Is CMS wrong in their presumptions?  Have we gotten so enamored of the monies to be made in ambulatory surgery centers that we have lost site of the patient and their safety?  Have we gotten so arrogant in our belief that ambulatory surgery is safe that we have lost site of what is best for the patient?  CMS is correct.  We need to drop back and rediscover the concept of  “patient centered” and get this back into our surgery centers.

Physicians ARE staffing their centers skinnier than ever before.  They are working staff from 7 in the morning to sometimes 10-11:59 pm.  I got a call recently as to how late this particular surgeon could do surgery.  I advised him that “overnight” meant 12 midnight, so he made sure all his patients were dismissed by 11:59pm.  I got another call from an Administrator who was threatening to fire a nurse for making a medication error.  After gathering the facts I discovered this happened at 10:30 at night after she had come on duty at 7 that morning.  Breaks were a quick bite in the staff lounge between cases.  When I advised this Administrator of the labor laws AND that fatigue contributed hugely to medical and medication errors and that they was accountable for not staffing adequately, the Administrator’s response was concern for overhead in hiring more staff and that if physicians time was cut to the designated surgery center closing time that this physician might not come back.  I ask you, “Would you want to be that physician’s patient undergoing your procedure there with a grossly fatigued staff and patient?”

Physicians and Administrators are hiring OR Supervisors with no previous OR experience.  They are hiring oncology nurses to work pre-op and recovery; nurses with no previous experience in either of these arenas.  Experienced nurses aren’t applying in these physician-owned surgery centers citing no benefits, long work hours, and poor pay…AND this isn’t just occurring in physician-owned centers alone, but in those being run by some well known, large and successful management companies, as well as centers where hospitals have a partial ownership.
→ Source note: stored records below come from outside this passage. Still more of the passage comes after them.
template <uint32_t WIDTH, uint32_t K>
__device__ __forceinline__ bool fill_process_steps(FillWaveState& w, const u32x4_t (&a)[K], const u32x4_t (&b)[K], const uint32_t (&bias)[K], const uint32_t (&rows)[K],
                                                   const uint32_t (&first_rank)[K], uint32_t lane, uint32_t origin, uint32_t range, u32x2_entry_t* entries, uint32_t* bloom_words,
                                                   uint32_t* bits_window, uint32_t debug) {
  const uint32_t origin_word = origin >> 5;
  if (rows[0] == 0) return true;
  int32_t key[K][8];
  uint32_t lane_rows[K];
  int32_t first_key = 0, last_key = 0;
#pragma unroll
  for (uint32_t k = 0; k < K; ++k) {
#pragma unroll
    for (uint32_t j = 0; j < 8; ++j) key[k][j] = fill_step_key<WIDTH>(a[k], b[k], bias[k], j);
    lane_rows[k] = lane * 8 < rows[k] ? (rows[k] - lane * 8 < 8 ? rows[k] - lane * 8 : 8) : 0;
    if (rows[k] != 0) {
      const uint32_t last_lane = (rows[k] - 1) >> 3, last_j = (rows[k] - 1) & 7;
      int32_t mine = key[k][0];
#pragma unroll
      for (uint32_t j = 1; j < 8; ++j) mine = last_j == j ? key[k][j] : mine;
      last_key = __builtin_amdgcn_readlane(mine, last_lane);
    }
    if (k == 0) first_key = __builtin_amdgcn_readfirstlane(key[0][0]);
  }
  const uint32_t first_rel = static_cast<uint32_t>(first_key) - origin, last_rel = static_cast<uint32_t>(last_key) - origin;
  const uint32_t first_word = first_rel >> 5;
  const bool windowed = first_rel <= range && last_rel <= range && last_rel >= first_rel && (last_rel >> 5) - first_word < FW_WINDOW;
  if (K > 1 && !windowed) return false;
  const uint32_t span = windowed ? (last_rel >> 5) - first_word + 1 : 0;
  if (!w.any_rows) w.low = first_key;
  w.high = last_key;
  w.any_rows = true;
  int32_t before[K];
  bool first_has_before[K];
  {
    int32_t carry = w.carry;
    bool has_carry = w.has_carry;
#pragma unroll
    for (uint32_t k = 0; k < K; ++k) {
      before[k] = __shfl_up(key[k][7], 1, 64);
      if (lane == 0) before[k] = carry;
      first_has_before[k] = lane != 0 || has_carry;
#pragma unroll
      for (uint32_t j = 0; j < 8; ++j) {
        const int32_t previous = j == 0 ? before[k] : key[k][j - 1];
        const bool checked = j < lane_rows[k] && (j != 0 || first_has_before[k]);
        w.unsorted |= __ballot(checked && key[k][j] < previous);
        w.equal |= __ballot(checked && key[k][j] == previous);
      }
      if (rows[k] != 0) {
        carry = __builtin_amdgcn_readlane(key[k][7], 63);
        has_carry = true;
      }
    }
  }
  const uint32_t carry_rel = static_cast<uint32_t>(w.carry) - origin;
  const bool first_is_leader = !w.has_carry || carry_rel > range || (carry_rel >> 5) != first_word;
  w.carry = last_key;
  w.has_carry = true;
  if (first_rel > range || last_rel > range) w.outside = 1;
#ifdef HY_DEBUG_SWITCHES
  if (debug & 8) return true;
#endif
  if (windowed) {
#ifdef HY_DEBUG_SWITCHES
    if (debug & 4) return true;
#endif
    for (uint32_t i = lane; i < span; i += 64) bits_window[i] = 0;
    __builtin_amdgcn_fence(__ATOMIC_RELEASE, "wavefront");
    __builtin_amdgcn_wave_barrier();
#pragma unroll
    for (uint32_t k = 0; k < K; ++k) {
#pragma unroll
      for (uint32_t j = 0; j < 8; ++j) {
        const uint32_t rel = static_cast<uint32_t>(key[k][j]) - origin;
        const uint32_t at = (rel >> 5) - first_word;
        if (j < lane_rows[k] && at < span) atomicOr(&bits_window[at], 1u << (rel & 31));
      }
    }
    __builtin_amdgcn_fence(__ATOMIC_RELEASE, "wavefront");
    __builtin_amdgcn_wave_barrier();
    __builtin_amdgcn_fence(__ATOMIC_ACQUIRE, "wavefront");
    fill_flush_window(bits_window, span, first_word, origin_word, first_rank[0], first_is_leader, lane, entries, bloom_words, debug);
    __builtin_amdgcn_wave_barrier();
  } else {
#pragma unroll
    for (uint32_t k = 0; k < K; ++k) {
      const uint32_t lane_rank = first_rank[k] + lane * 8;
#pragma unroll
      for (uint32_t j = 0; j < 8; ++j) {
        const uint32_t rel = static_cast<uint32_t>(key[k][j]) - origin;
        const int32_t previous = j == 0 ? before[k] : key[k][j - 1];
        const bool has_previous = j != 0 || first_has_before[k];
        w.outside |= __ballot(j < lane_rows[k] && rel > range);
        if (j < lane_rows[k] && rel <= range) {
          const uint32_t table_word = rel >> 5, bits = 1u << (rel & 31);
          atomicOr(reinterpret_cast<uint32_t*>(entries + table_word), bits);
          const uint32_t previous_rel = static_cast<uint32_t>(previous) - origin;
          if (!has_previous || previous_rel > range || (previous_rel >> 5) != table_word) reinterpret_cast<uint32_t*>(entries + table_word)[1] = lane_rank + j;
          if (bloom_words) atomicOr(bloom_words + ((table_word + origin_word) & (BLOOM_BITS / 32 - 1)), bits);
        }
      }
    }
  }
  return true;
}

template <uint32_t WIDTH>
struct FillBatch {
  u32x4_t a[FW_BATCH], b[FW_BATCH];
  uint32_t bias[FW_BATCH], rows[FW_BATCH], first_rank[FW_BATCH];
};

template <uint32_t WIDTH>
__device__ __forceinline__ void load_fill_batch(const MaterializeArgs& a, uint32_t batch_step, uint32_t end_step, uint32_t chunk_rows, uint32_t lane, FillBatch<WIDTH>& batch) {
  typedef const __attribute__((address_space(1))) u32x4_t* global_x4;
  typedef const __attribute__((address_space(1))) u32x2_t* global_x2;
  const uint32_t slice0 = batch_step / FW_STEPS_PER_SLICE;
  const SliceView view0 = a.views[slice0];
  const SliceView view1 = a.views[slice0 + 1 < a.n_slices ? slice0 + 1 : slice0];
  const uint32_t rank0 = view0.chunk * chunk_rows + view0.row_begin, rank1 = view1.chunk * chunk_rows + view1.row_begin;
#pragma unroll
  for (uint32_t k = 0; k < FW_BATCH; ++k) {
    const uint32_t step = batch_step + k;
    const bool second = step / FW_STEPS_PER_SLICE != slice0;
    const SliceView& view = second ? view1 : view0;
    const uint32_t offset = (step % FW_STEPS_PER_SLICE) * FW_STEP;
    batch.rows[k] = step < end_step && view.row_count > offset ? (view.row_count - offset < FW_STEP ? view.row_count - offset : FW_STEP) : 0;
    batch.first_rank[k] = (second ? rank1 : rank0) + offset;
    batch.a[k] = u32x4_t{0, 0, 0, 0};
    batch.b[k] = u32x4_t{0, 0, 0, 0};
    batch.bias[k] = 0;
    if (batch.rows[k] != 0) {
      const uint32_t row = view.row_begin + offset + (lane * 8 < batch.rows[k] ? lane * 8 : 0);
      const char* base = static_cast<const char*>(view.data);
      if constexpr (WIDTH == 4) {
        batch.a[k] = *(global_x4)(base + size_t{row} * 4);
        batch.b[k] = *(global_x4)(base + size_t{row} * 4 + 16);
      } else if constexpr (WIDTH == 2) {
        batch.a[k] = *(global_x4)(base + size_t{row} * 2);
      } else {
        const u32x2_t v = *(global_x2)(base + row);
        batch.a[k].x = v.x;
        batch.a[k].y = v.y;
      }
      if (view.kind != VIEW_INT32) batch.bias[k] = static_cast<uint32_t>(static_cast<const int32_t*>(view.aux)[(view.row_begin + offset) / HY_FOR_BLOCK_SIZE]);
    }
  }
}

Staff are NOT being allowed to attend outside training programs on pertinent issues such as sterilization.  Owners are arguing the cost of even electronic webinars for their staff. Owners and Administrators, ever mindful of the bottom line, are citing the cost of the program and the cost of bringing in as-needed staff to cover for the person out attending the seminar.  In some instances, even the Administrators are not being given approval to attend national ASC meetings.  The cost of joining professional organizations such as the AORN, ASCA or APIC as a line item on the budget is being crossed off.  Physicians, and administrators, are hiring previously inexperienced persons to work in sterile processing and soiled receiving washing, processing and sterilizing equipment.  Oftentimes, these persons have a rudimentary understanding of English and are unable to read instructions regarding cleaning agents, the cleaning of the instruments and equipment, policies and the instructions for the use and maintenance of the sterilization equipment.  The same holds true for the housekeeping staff and/or contractors.  CMS is citing housekeeping practices in their surveys as a failure to comply.  Physician owners/management companies/administrators are screaming “Foul!”  …but is it really?

CMS is telling us that patient safety HAS to come first.  You cannot draw the line anywhere in the surgery centers to define where this shouldn’t be in place, and it starts with owners, managers and staff becoming “patient centered” once again.